Тот пожал плечами и отошел от стола. Его жена, дородная Эльза, принесла с кухни большую сковородку жареных колбас для компании, прибывшей двумя часами ранее – тоже офицеры, только из Вены. Впрочем, был с ними и один штатский, хотя он тоже был похож на военного, только сменившего мундир на кафтан.
Капитан Румянцев проводил взглядом сковороду и тогда приметил в темном углу компанию венцев, старательно не смотревших в их сторону. Наклонившись к товарищам, он тихо сказал:
– Сдается мне, нас тут ждут. Не знаю, как они унюхали. Но будьте готовы.
Один из его подчиненных кивнул. Румянцев заказал трубки с табаком. Трубки явились вместе с чайником вина, но капитан запретил пить натощак, чтобы не захмелеть. Он нервничал и время от времени поглядывал в сторону венцев, которые тоже перешептывались и исподтишка бросали на русских короткие острые взгляды. Только человек в кафтане не обращал внимания на новоприбывших. Он сидел у полузанесенного снегом окошка и смотрел на улицу. На столе лежали его руки – в перчатках. Вдруг Румянцев увидел, как этот человек встал, накинул лежавший рядом овчинный полушубок и быстро вышел наружу.
Сделав равнодушное лицо, Румянцев встал и громко, не смущаясь, спросил у хозяина, где отхожее место. Потом как был, не надев шубы, вышел наружу и, встав прямо под снегопадом, за угол дома, различил в снегу большую карету на полозьях, окруженную всадниками. Человек из таверны, приоткрыв дверь экипажа, о чем-то переговаривался с тем, кто сидел внутри.
– Русские уже здесь, – говорил Гуго вице-канцлеру, кутавшемуся в соболью шубу. – Я отобрал головорезов, соскучившихся по хорошей драке. Но все они – дворяне, так что у русских не будет никакой возможности отказаться от потасовки.
– Очень хорошо, – кивнул фон Шенборн. – Теперь садись ко мне.
– Но… – начал Гуго. – Я могу тут понадобиться…
– Ты нужен мне в Эренборге, если царевич заупрямится, – отрезал вице-канцлер. – Обстоятельства изменились.
Гуго беспокойно оглянулся на дверь таверны, но ослушаться хозяина не посмел. Он нырнул в карету и закрыл дверь, усевшись напротив фон Шенборна. Экипаж тут же дернулся и покатил.

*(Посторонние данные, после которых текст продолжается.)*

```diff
-      const int f = fast_div(k, dv.cd[0], dv.cd[1]), n = k - f * CoutD;
-      float v = 0.f;
-      if (c1 < C1 && n < Cout && f < 9) v = w[((long)n * Cin + C0 + c1) * 9 + (8 - f)];
-      pack_store<T, X3>(wds, j, ns, v);
+    }
+  }
+  const int Rows = skip ? e.C1Rows : e.C0Rows;
+  const int Kd = skip ? e.K9 : 16 * CoutD;
+  T* __restrict__ wd = reinterpret_cast<T*>(ws_d + (size_t)(skip ? e.wds_off16 : e.wd4_off16) * 16);
+  const long dplane = (long)Rows * Kd;
+  for (int i = threadIdx.x; i < NT * CT; i += 256) {
+    const int nl = i & (NT - 1), cl = i / NT;
+    const int n = n0 + nl, c = c0 + cl;
+    if (c >= Rows || n >= CoutD) continue;
+    float g[9];
+#pragma unroll
+    for (int k = 0; k < 9; ++k) g[k] = tile[nl * stride + cl * 9 + k];
+    const long at = (long)c * Kd + n;
+    if (!skip) {
+#pragma unroll
+      for (int uv = 0; uv < 16; ++uv)
+        pack_store<T, X3>(wd, at + uv * CoutD, dplane, up_sum(g, up_bwd_set(uv >> 2), up_bwd_set(uv & 3)));
     } else {
-      const int j = i - nf;
-      const int c = fast_div(j, dv.k4[0], dv.k4[1]), k = j - c * K4;
-      const int uv = fast_div(k, dv.cd[0], dv.cd[1]), n = k - uv * CoutD;
-      float v = 0.f;
-      if (c < C0 && n < Cout) {
-        const unsigned sh = up_bwd_set(uv >> 2), sw = up_bwd_set(uv & 3);
-        const float* __restrict__ wp = w + ((long)n * Cin + c) * 9;
-#pragma unroll
-        for (int kh = 0; kh < 3; ++kh)
-#pragma unroll
-          for (int kw = 0; kw < 3; ++kw)
-            if (((sh >> kh) & 1u) && ((sw >> kw) & 1u)) v += wp[kh * 3 + kw];
-      }
-      pack_store<T, X3>(wd4, j, nd, v);
-    }
-  }
-}
-
-int pack_up_launch(int dtype, const float* w, int Cout, int C0, int C1, void* wfc, int CoutPad, void* wd4,
-                   int C0Rows, void* wds, int C1Rows, hipStream_t stream) {
+#pragma unroll
+      for (int f = 0; f < 9; ++f) pack_store<T, X3>(wd, at + f * CoutD, dplane, g[8 - f]);
+    }
+  }
+  if (skip && nt == 0) {
+    const int k0 = 9 * CoutD, tail = Kd - k0;
+    for (int i = threadIdx.x; i < CT * tail; i += 256) {
+      const int c = c0 + i / tail;
+      if (c < Rows) pack_store<T, X3>(wd, (long)c * Kd + k0 + i % tail, dplane, 0.f);
+    }
+  }
+}
+
+int pack_up_entry(int dtype, long w_off, int Cout, int C0, int C1, int CoutPad, int C0Rows, int C1Rows, size_t wfc_off,
+                  bool wd4, size_t wd4_off, bool wds, size_t wds_off, uint32_t block0, UpEntry& e) {
   const int ve = dtype == D3F_BF16 ? 8 : 4;
   const int CoutD = (int)round_up(Cout, ve);
-  if (wd4 == nullptr) C0Rows = 0;
-  if (wds == nullptr) C1Rows = 0;
+  if (!wd4) C0Rows = 0;
+  if (!wds || C1 == 0) C1Rows = 0;
   const int K9 = (int)round_up(9L * CoutD, dtype == D3F_BF16 ? 64 : 32);
   const long total = 4L * CoutPad * (4 * C0 + 9 * C1) + (long)C0Rows * 16 * CoutD + (long)C1Rows * K9;
-  if (total == 0) return 0;
-  D3F_CHECK(total < (1L << 31) - 2048L * 256, "pack_up: %ld elements exceed the 32-bit element index", total);
-  UpDiv dv;
-  auto setup = [](long d, unsigned (&o)[2]) { fast_div_setup((unsigned)(d > 0 ? d : 1), &o[0], &o[1]); };
-  setup((long)CoutPad * (4 * C0 + 9 * C1), dv.fplane);
-  setup(4 * C0 + 9 * C1, dv.kc);
-  setup(C0, dv.c0);
-  setup(C1, dv.c1);
-  setup(K9, dv.k9);
-  setup(CoutD, dv.cd);
-  setup(16 * CoutD, dv.k4);
+  D3F_CHECK(Cout > 0 && C0 > 0 && C1 >= 0 && CoutPad >= Cout, "pack_up: %d filters (%d rows) x %d + %d channels", Cout,
+            CoutPad, C0, C1);
+  D3F_CHECK(std::max({CoutPad, CoutD, C0 + C1, C0Rows, C1Rows, K9}) < 65536 && total < 0x7fffffffL,
+            "pack_up: the layer exceeds the packing table (extents below 65536, fewer than 2^31 packed elements): %ld elements",
+            total);
+  D3F_CHECK(w_off >= 0 && w_off <= 0xffffffffL && wfc_off % 16 == 0 && (wfc_off >> 4) < 0xffffffffull &&
+                (!C0Rows || (wd4_off % 16 == 0 && (wd4_off >> 4) < 0xffffffffull)) &&
+                (!C1Rows || (wds_off % 16 == 0 && (wds_off >> 4) < 0xffffffffull)),
+            "pack_up: layer out of table range");
+  e = UpEntry{};
+  e.w_off = (uint32_t)w_off;
+  e.wfc_off16 = (uint32_t)(wfc_off >> 4);
+  e.wd4_off16 = C0Rows ? (uint32_t)(wd4_off >> 4) : 0;
+  e.wds_off16 = C1Rows ? (uint32_t)(wds_off >> 4) : 0;
+  e.block0 = block0;
+  e.Cout = (uint16_t)Cout; e.C0 = (uint16_t)C0; e.C1 = (uint16_t)C1; e.CoutPad = (uint16_t)CoutPad;
+  e.CoutD = (uint16_t)CoutD; e.K9 = (uint16_t)K9; e.C0Rows = (uint16_t)C0Rows; e.C1Rows = (uint16_t)C1Rows;
+  e.ct0 = (uint16_t)cdiv(std::max(C0, C0Rows), PACK_UP_CT);
+  e.ctiles = (uint16_t)(e.ct0 + cdiv(std::max(C1, C1Rows), PACK_UP_CT));
+  return e.ctiles * (int)cdiv(std::max(CoutPad, C0Rows || C1Rows ? CoutD : 0), PACK_UP_NT);
+}
+
+int pack_up_launch(int dtype, const float* params, void* ws_f, void* ws_d, const UpTable& t, int blocks, hipStream_t stream) {
+  if (t.n == 0 || blocks == 0) return 0;
   if (dtype == D3F_F32)
-    hipLaunchKernelGGL((pack_up_kernel<float, false>), dim3(grid_for(total)), dim3(256), 0, stream, w, Cout, C0, C1,
-                       (float*)wfc, CoutPad, (float*)wd4, C0Rows, (float*)wds, C1Rows, CoutD, K9, dv);
+    hipLaunchKernelGGL((pack_up_kernel<float, false>), dim3(blocks), dim3(256), 0, stream, params, (char*)ws_f, (char*)ws_d, t);
   else if (dtype == D3F_F32X3)
-    hipLaunchKernelGGL((pack_up_kernel<bf16_t, true>), dim3(grid_for(total)), dim3(256), 0, stream, w, Cout, C0, C1,
-                       (bf16_t*)wfc, CoutPad, (bf16_t*)wd4, C0Rows, (bf16_t*)wds, C1Rows, CoutD, K9, dv);
+    hipLaunchKernelGGL((pack_up_kernel<bf16_t, true>), dim3(blocks), dim3(256), 0, stream, params, (char*)ws_f, (char*)ws_d, t);
   else
-    hipLaunchKernelGGL((pack_up_kernel<bf16_t, false>), dim3(grid_for(total)), dim3(256), 0, stream, w, Cout, C0, C1,
-                       (bf16_t*)wfc, CoutPad, (bf16_t*)wd4, C0Rows, (bf16_t*)wds, C1Rows, CoutD, K9, dv);
+    hipLaunchKernelGGL((pack_up_kernel<bf16_t, false>), dim3(blocks), dim3(256), 0, stream, params, (char*)ws_f, (char*)ws_d, t);
   D3F_HIP(hipGetLastError());
   return 0;
 }
@@ -674,11 +724,51 @@
       }
     }
   }
+  if constexpr (std::is_same_v<T, float> && !X3) {
+    if (e.has_u) {
+      float* __restrict__ wu = reinterpret_cast<float*>(ws + (size_t)e.wu_off16 * 16);
+      const long cstride = (long)Cin * Cout;
+      for (int i = threadIdx.x; i < PACK_NT * 8; i += 256) {
+        const int cl = 4 * (i & 7), nl = i >> 3;
+        const int k = n0 + nl, c = c0 + cl;
+        if (k >= Cout || c >= Cin) continue;
+        float o[16][4];
+#pragma unroll
+        for (int m = 0; m < 4; ++m) {
+          const float* g = tile + nl * stride + (cl + m) * 9;
+          float tm[4][3];
+#pragma unroll
+          for (int j = 0; j < 3; ++j) {
+            const float g0 = g[j], g1 = g[3 + j], g2 = g[6 + j];
+            tm[0][j] = g0;
+            tm[1][j] = 0.5f * (g0 + g1 + g2);
+            tm[2][j] = 0.5f * (g0 - g1 + g2);
+            tm[3][j] = g2;
+          }
+#pragma unroll
+          for (int r = 0; r < 4; ++r) {
+            o[4 * r + 0][m] = tm[r][0];
+            o[4 * r + 1][m] = 0.5f * (tm[r][0] + tm[r][1] + tm[r][2]);
+            o[4 * r + 2][m] = 0.5f * (tm[r][0] - tm[r][1] + tm[r][2]);
+            o[4 * r + 3][m] = tm[r][2];
+          }
+        }
+        float* dst = wu + ((long)(c / 16) * Cout + k) * 16 + (c % 16);
+#pragma unroll
+        for (int pos = 0; pos < 16; ++pos)
+          *reinterpret_cast<float4*>(dst + pos * cstride) = make_float4(o[pos][0], o[pos][1], o[pos][2], o[pos][3]);
+      }
+    }
+  }
 }
 
 int pack_all_launch(int dtype, const float* params, void* ws, const PackTable& t, int blocks,
                     hipStream_t stream) {
   if (t.n == 0 || blocks == 0) return 0;
+  for (int l = 0; l < t.n; ++l)
+    D3F_CHECK(!t.e[l].has_u || (dtype == D3F_F32 && t.e[l].taps == 9 && t.e[l].CT == 32 && t.e[l].Cin == t.e[l].CinReal &&
+                                t.e[l].Cin % 16 == 0),
+              "pack_weights: Winograd filters are made of fp32 3x3 layers with whole 16-channel chunks");
   if (dtype == D3F_F32)
     hipLaunchKernelGGL((pack_all_kernel<float, false>), dim3(blocks), dim3(256), 0, stream, params, (char*)ws, t);
   else if (dtype == D3F_F32X3)
```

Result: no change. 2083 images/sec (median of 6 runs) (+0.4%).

– Помните того важного русского, что прибыл инкогнито? – спросил вице-канцлер. – Это некто Петр Толстой, личный порученец русского царя. Он действует решительно, не жалея средств. В один день добился аудиенции у императора Карла и вручил ему письмо от царя. Наш император… – Он помолчал, подыскивая подходящее слово, а потом махнул рукой в толстой перчатке. – Похоже, наш император несколько перепугался. Хотя тон письма уважительный, но Петр не завуалированно намекает, что в случае отказа допустить его посланника к царевичу дело может кончиться военными действиями. На словах же Толстой передал, что ему известно местонахождение Алексея. И он просит допуска в крепость Эренборг. Несомненно, русские офицеры посланы им, чтобы предупредить наше намерение перевезти русского царевича. Проследить, куда мы его отправим.
Гуго кивнул.
– Так что, если твои головорезы упустят русских или по крайней мере не задержат их хотя бы на сутки…
Фон Шенборн покачал головой.
Румянцев вернулся в таверну и тут же увидел, как один из венцев направляется к столу, занятому русскими. Венец возмущенно кричал, что варвары недостойны сидеть в одной комнате с офицерами Империи. И что раз они не хотят пить за здоровье императора Карла, то он, Георг фон Зайден, вобьет им бокалы в глотки. Его товарищи уже выбирались из-за стола, хватаясь за рукояти палашей.